***** INPUT *****

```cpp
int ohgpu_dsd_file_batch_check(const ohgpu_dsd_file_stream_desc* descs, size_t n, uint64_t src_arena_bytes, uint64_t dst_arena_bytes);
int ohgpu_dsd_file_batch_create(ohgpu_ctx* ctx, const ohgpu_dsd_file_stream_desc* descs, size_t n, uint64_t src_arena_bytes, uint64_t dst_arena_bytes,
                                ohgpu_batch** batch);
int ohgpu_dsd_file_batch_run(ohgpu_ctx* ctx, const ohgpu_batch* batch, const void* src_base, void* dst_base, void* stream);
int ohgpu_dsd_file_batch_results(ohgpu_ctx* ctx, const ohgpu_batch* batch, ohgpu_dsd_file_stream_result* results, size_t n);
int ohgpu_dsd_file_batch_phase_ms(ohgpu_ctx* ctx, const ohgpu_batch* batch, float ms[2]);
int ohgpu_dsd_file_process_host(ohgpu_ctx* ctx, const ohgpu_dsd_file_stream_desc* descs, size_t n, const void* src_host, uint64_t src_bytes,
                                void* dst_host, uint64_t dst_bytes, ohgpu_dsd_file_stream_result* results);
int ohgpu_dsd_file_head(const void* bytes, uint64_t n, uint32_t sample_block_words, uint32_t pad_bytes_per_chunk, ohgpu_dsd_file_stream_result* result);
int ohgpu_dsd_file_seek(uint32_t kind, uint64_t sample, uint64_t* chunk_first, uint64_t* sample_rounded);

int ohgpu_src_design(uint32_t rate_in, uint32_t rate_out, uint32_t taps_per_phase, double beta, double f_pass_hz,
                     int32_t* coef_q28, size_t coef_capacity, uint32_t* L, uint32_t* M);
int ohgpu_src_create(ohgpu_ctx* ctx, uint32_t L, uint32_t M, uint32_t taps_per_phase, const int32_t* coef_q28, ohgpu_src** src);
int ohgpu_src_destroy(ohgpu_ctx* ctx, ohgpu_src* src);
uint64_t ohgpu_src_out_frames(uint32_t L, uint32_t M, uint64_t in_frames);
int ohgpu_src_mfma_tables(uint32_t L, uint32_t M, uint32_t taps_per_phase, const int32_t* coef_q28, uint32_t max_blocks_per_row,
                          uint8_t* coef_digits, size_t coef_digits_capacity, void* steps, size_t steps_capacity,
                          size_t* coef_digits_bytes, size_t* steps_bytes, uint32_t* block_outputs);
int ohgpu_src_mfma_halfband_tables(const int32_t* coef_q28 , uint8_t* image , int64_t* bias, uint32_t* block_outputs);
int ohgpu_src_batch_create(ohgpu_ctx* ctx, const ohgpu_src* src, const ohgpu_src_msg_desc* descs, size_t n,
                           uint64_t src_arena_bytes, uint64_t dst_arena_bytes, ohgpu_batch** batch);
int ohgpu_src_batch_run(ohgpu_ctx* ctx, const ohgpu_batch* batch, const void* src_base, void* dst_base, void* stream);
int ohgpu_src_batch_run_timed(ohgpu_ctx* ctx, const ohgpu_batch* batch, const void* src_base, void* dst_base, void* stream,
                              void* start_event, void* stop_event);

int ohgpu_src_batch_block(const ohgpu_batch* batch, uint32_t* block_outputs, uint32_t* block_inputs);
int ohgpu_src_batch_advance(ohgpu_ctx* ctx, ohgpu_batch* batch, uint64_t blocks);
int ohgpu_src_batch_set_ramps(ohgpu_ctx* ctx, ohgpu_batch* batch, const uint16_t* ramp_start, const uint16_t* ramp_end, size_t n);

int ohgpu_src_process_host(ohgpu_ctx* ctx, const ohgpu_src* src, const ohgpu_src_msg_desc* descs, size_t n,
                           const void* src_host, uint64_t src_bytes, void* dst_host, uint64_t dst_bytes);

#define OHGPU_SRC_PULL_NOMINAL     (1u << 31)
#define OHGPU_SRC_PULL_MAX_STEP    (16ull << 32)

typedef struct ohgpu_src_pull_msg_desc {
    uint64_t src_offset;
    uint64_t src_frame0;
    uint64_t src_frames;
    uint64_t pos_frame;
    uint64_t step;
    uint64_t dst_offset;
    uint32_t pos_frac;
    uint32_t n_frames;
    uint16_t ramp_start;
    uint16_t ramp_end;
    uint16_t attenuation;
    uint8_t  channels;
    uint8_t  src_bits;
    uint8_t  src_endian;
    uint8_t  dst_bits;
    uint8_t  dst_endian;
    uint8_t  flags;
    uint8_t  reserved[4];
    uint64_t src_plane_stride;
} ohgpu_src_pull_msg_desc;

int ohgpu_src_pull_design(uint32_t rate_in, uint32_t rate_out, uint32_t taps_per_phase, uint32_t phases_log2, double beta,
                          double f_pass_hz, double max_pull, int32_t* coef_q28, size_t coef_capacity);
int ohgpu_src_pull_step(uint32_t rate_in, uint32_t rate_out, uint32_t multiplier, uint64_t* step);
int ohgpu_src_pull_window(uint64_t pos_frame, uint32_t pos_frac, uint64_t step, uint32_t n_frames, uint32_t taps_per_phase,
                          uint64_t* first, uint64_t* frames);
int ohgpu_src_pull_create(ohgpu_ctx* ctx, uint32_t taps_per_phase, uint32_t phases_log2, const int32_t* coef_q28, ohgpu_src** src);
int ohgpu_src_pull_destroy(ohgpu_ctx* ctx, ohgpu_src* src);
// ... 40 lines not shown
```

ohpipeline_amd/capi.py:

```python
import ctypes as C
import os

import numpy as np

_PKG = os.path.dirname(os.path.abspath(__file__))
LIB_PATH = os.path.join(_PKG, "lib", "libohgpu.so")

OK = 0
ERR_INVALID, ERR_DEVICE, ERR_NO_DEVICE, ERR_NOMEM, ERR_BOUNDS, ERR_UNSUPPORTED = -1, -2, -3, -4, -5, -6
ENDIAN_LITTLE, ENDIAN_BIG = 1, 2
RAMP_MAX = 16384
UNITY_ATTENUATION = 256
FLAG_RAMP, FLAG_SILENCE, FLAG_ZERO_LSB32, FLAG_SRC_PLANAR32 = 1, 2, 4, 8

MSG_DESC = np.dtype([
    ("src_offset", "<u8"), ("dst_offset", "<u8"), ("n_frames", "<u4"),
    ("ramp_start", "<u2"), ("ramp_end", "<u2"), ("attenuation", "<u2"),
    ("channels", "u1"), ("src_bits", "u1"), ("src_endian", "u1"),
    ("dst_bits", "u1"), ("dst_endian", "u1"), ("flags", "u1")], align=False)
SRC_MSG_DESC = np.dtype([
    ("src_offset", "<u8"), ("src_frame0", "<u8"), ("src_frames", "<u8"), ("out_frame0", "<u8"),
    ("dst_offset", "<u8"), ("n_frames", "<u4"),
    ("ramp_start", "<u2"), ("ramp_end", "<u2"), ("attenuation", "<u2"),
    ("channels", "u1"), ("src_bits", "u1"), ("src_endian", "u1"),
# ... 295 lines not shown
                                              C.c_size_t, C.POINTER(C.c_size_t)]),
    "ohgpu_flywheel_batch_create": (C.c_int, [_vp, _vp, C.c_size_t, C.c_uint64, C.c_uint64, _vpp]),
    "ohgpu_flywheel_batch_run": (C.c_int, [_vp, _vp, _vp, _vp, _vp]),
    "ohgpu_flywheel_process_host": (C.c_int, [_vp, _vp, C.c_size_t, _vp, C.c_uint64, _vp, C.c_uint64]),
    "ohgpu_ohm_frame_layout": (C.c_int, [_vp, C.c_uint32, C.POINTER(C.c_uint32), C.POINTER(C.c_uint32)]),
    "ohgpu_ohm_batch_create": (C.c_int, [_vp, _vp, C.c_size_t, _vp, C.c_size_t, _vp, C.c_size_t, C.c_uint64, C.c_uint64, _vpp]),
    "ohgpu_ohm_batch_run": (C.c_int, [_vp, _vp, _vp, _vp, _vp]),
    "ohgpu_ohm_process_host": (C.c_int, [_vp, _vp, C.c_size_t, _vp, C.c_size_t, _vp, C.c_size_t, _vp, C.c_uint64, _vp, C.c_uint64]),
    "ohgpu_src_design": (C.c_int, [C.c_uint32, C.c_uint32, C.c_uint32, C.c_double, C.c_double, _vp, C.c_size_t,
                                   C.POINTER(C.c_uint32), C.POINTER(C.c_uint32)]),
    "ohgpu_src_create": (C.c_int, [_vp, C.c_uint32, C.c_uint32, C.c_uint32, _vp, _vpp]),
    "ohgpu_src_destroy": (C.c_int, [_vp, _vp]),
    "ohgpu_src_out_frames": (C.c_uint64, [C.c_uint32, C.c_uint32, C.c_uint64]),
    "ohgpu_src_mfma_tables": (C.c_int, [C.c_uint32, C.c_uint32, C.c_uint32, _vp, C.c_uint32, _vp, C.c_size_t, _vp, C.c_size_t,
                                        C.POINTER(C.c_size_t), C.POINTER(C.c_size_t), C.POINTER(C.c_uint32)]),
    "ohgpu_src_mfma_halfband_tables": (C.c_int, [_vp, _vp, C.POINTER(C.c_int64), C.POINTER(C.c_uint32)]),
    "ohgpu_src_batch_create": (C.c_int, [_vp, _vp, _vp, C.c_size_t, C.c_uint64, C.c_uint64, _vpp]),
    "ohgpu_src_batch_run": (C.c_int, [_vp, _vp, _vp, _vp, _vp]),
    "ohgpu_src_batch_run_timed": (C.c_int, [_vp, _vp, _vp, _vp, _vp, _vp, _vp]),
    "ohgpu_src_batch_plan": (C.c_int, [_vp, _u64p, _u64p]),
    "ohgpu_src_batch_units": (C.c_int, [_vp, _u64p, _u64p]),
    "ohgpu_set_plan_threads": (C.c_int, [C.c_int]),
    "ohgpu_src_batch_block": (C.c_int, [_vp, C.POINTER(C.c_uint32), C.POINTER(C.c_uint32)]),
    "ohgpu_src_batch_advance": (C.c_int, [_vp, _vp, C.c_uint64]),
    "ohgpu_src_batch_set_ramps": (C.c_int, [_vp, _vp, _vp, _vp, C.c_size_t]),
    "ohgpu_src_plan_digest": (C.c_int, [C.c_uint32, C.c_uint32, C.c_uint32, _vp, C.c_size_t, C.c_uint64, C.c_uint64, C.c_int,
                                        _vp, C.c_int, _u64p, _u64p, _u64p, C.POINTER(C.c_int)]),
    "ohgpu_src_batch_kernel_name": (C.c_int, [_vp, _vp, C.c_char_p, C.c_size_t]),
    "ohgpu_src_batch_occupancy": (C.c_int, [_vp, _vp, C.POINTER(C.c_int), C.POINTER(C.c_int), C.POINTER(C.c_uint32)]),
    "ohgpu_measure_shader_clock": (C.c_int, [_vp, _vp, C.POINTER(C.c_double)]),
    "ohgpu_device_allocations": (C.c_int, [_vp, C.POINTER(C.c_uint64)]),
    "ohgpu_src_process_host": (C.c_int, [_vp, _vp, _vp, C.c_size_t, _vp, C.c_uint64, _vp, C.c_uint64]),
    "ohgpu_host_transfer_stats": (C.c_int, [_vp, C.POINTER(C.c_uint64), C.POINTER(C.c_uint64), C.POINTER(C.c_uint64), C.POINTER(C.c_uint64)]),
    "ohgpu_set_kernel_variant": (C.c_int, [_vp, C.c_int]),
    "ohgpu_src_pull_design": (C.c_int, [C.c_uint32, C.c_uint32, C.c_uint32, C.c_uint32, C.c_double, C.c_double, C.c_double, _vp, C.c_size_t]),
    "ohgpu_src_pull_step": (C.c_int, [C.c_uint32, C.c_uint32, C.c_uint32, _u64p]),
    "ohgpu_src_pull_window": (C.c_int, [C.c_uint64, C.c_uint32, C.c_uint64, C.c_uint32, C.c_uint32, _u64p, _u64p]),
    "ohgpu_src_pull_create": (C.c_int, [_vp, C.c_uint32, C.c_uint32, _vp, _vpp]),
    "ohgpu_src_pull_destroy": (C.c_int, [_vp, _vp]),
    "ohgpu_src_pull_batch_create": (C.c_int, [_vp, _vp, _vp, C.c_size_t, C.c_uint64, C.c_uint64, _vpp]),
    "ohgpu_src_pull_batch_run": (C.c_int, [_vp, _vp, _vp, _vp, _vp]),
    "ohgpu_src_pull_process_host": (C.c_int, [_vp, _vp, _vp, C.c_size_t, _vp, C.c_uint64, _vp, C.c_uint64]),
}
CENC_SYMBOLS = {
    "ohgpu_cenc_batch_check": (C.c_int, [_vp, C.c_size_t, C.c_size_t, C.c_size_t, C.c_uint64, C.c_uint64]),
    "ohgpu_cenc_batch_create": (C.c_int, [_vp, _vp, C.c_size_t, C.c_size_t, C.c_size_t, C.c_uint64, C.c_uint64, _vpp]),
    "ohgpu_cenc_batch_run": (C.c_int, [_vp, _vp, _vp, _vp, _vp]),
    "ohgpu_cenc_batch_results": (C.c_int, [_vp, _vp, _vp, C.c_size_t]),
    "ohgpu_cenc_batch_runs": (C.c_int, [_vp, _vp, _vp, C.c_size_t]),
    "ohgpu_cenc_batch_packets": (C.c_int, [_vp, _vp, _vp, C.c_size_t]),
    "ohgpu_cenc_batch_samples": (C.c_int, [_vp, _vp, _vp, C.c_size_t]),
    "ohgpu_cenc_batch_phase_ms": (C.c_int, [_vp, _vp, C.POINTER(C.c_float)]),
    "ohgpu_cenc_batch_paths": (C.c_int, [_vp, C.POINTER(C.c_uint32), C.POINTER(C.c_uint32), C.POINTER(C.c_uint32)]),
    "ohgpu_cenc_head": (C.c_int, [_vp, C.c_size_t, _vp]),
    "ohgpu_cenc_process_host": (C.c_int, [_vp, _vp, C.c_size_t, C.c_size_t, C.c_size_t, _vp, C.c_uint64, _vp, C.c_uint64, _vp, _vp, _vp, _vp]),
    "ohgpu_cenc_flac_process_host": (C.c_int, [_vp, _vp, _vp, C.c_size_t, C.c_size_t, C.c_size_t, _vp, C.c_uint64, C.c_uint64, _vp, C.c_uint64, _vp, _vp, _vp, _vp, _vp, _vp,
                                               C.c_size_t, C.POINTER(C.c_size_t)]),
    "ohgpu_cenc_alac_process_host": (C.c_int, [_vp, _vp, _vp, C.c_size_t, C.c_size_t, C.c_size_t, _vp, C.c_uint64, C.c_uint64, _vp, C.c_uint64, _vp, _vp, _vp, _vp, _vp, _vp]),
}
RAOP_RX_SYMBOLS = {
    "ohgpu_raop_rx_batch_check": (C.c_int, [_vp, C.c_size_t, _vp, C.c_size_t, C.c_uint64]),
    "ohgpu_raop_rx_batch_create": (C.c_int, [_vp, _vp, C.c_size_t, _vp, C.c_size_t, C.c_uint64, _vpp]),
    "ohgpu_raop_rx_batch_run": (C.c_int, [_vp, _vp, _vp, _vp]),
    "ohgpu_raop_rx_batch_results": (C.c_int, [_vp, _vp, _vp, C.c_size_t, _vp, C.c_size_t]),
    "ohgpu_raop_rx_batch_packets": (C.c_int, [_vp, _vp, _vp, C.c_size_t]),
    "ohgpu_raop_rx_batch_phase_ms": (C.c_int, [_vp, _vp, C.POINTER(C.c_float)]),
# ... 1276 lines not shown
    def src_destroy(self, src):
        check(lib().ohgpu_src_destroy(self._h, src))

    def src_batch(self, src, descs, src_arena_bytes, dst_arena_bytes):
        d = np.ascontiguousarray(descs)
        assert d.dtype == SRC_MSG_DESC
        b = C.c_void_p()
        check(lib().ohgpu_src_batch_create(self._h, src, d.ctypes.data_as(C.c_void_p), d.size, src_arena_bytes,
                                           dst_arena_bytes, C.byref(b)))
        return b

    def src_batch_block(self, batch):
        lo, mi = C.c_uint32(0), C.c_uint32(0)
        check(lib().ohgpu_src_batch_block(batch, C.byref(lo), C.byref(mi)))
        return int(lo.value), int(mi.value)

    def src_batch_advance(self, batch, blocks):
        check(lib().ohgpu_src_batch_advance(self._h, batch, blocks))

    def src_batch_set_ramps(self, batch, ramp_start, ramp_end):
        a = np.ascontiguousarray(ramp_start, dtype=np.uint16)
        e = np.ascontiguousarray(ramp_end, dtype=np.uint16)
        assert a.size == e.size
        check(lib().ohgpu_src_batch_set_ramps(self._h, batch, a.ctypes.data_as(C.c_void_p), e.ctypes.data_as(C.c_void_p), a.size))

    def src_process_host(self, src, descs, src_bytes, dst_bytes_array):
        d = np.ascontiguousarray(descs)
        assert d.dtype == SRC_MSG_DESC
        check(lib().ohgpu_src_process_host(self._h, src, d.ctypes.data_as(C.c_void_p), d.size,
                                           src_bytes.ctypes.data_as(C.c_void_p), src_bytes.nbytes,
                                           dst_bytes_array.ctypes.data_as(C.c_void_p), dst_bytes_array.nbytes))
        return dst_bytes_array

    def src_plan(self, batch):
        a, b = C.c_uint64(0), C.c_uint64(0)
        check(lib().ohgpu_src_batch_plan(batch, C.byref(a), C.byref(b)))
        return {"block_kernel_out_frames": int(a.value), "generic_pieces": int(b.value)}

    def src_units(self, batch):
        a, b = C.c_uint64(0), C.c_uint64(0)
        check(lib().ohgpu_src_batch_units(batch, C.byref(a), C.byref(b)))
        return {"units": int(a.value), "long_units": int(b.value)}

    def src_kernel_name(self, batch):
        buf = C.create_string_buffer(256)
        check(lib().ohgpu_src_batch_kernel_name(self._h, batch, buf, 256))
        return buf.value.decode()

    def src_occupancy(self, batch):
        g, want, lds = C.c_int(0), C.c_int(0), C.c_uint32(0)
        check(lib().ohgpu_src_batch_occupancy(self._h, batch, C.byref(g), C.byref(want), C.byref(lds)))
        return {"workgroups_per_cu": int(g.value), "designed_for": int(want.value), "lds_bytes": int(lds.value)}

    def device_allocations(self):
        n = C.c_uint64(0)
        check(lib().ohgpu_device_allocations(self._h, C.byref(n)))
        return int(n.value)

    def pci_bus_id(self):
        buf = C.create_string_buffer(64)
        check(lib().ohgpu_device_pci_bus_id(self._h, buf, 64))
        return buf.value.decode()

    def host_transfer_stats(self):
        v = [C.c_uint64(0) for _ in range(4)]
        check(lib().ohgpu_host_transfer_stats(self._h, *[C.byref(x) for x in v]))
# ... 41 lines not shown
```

*****

» REQUIREMENT: Using the records above, copy every line that has the word "ctypes" in it.

» ANSWER SPACE:
import ctypes as C
        check(lib().ohgpu_src_batch_create(self._h, src, d.ctypes.data_as(C.c_void_p), d.size, src_arena_bytes,
        check(lib().ohgpu_src_batch_set_ramps(self._h, batch, a.ctypes.data_as(C.c_void_p), e.ctypes.data_as(C.c_void_p), a.size))
        check(lib().ohgpu_src_process_host(self._h, src, d.ctypes.data_as(C.c_void_p), d.size,
                                           src_bytes.ctypes.data_as(C.c_void_p), src_bytes.nbytes,
                                           dst_bytes_array.ctypes.data_as(C.c_void_p), dst_bytes_array.nbytes))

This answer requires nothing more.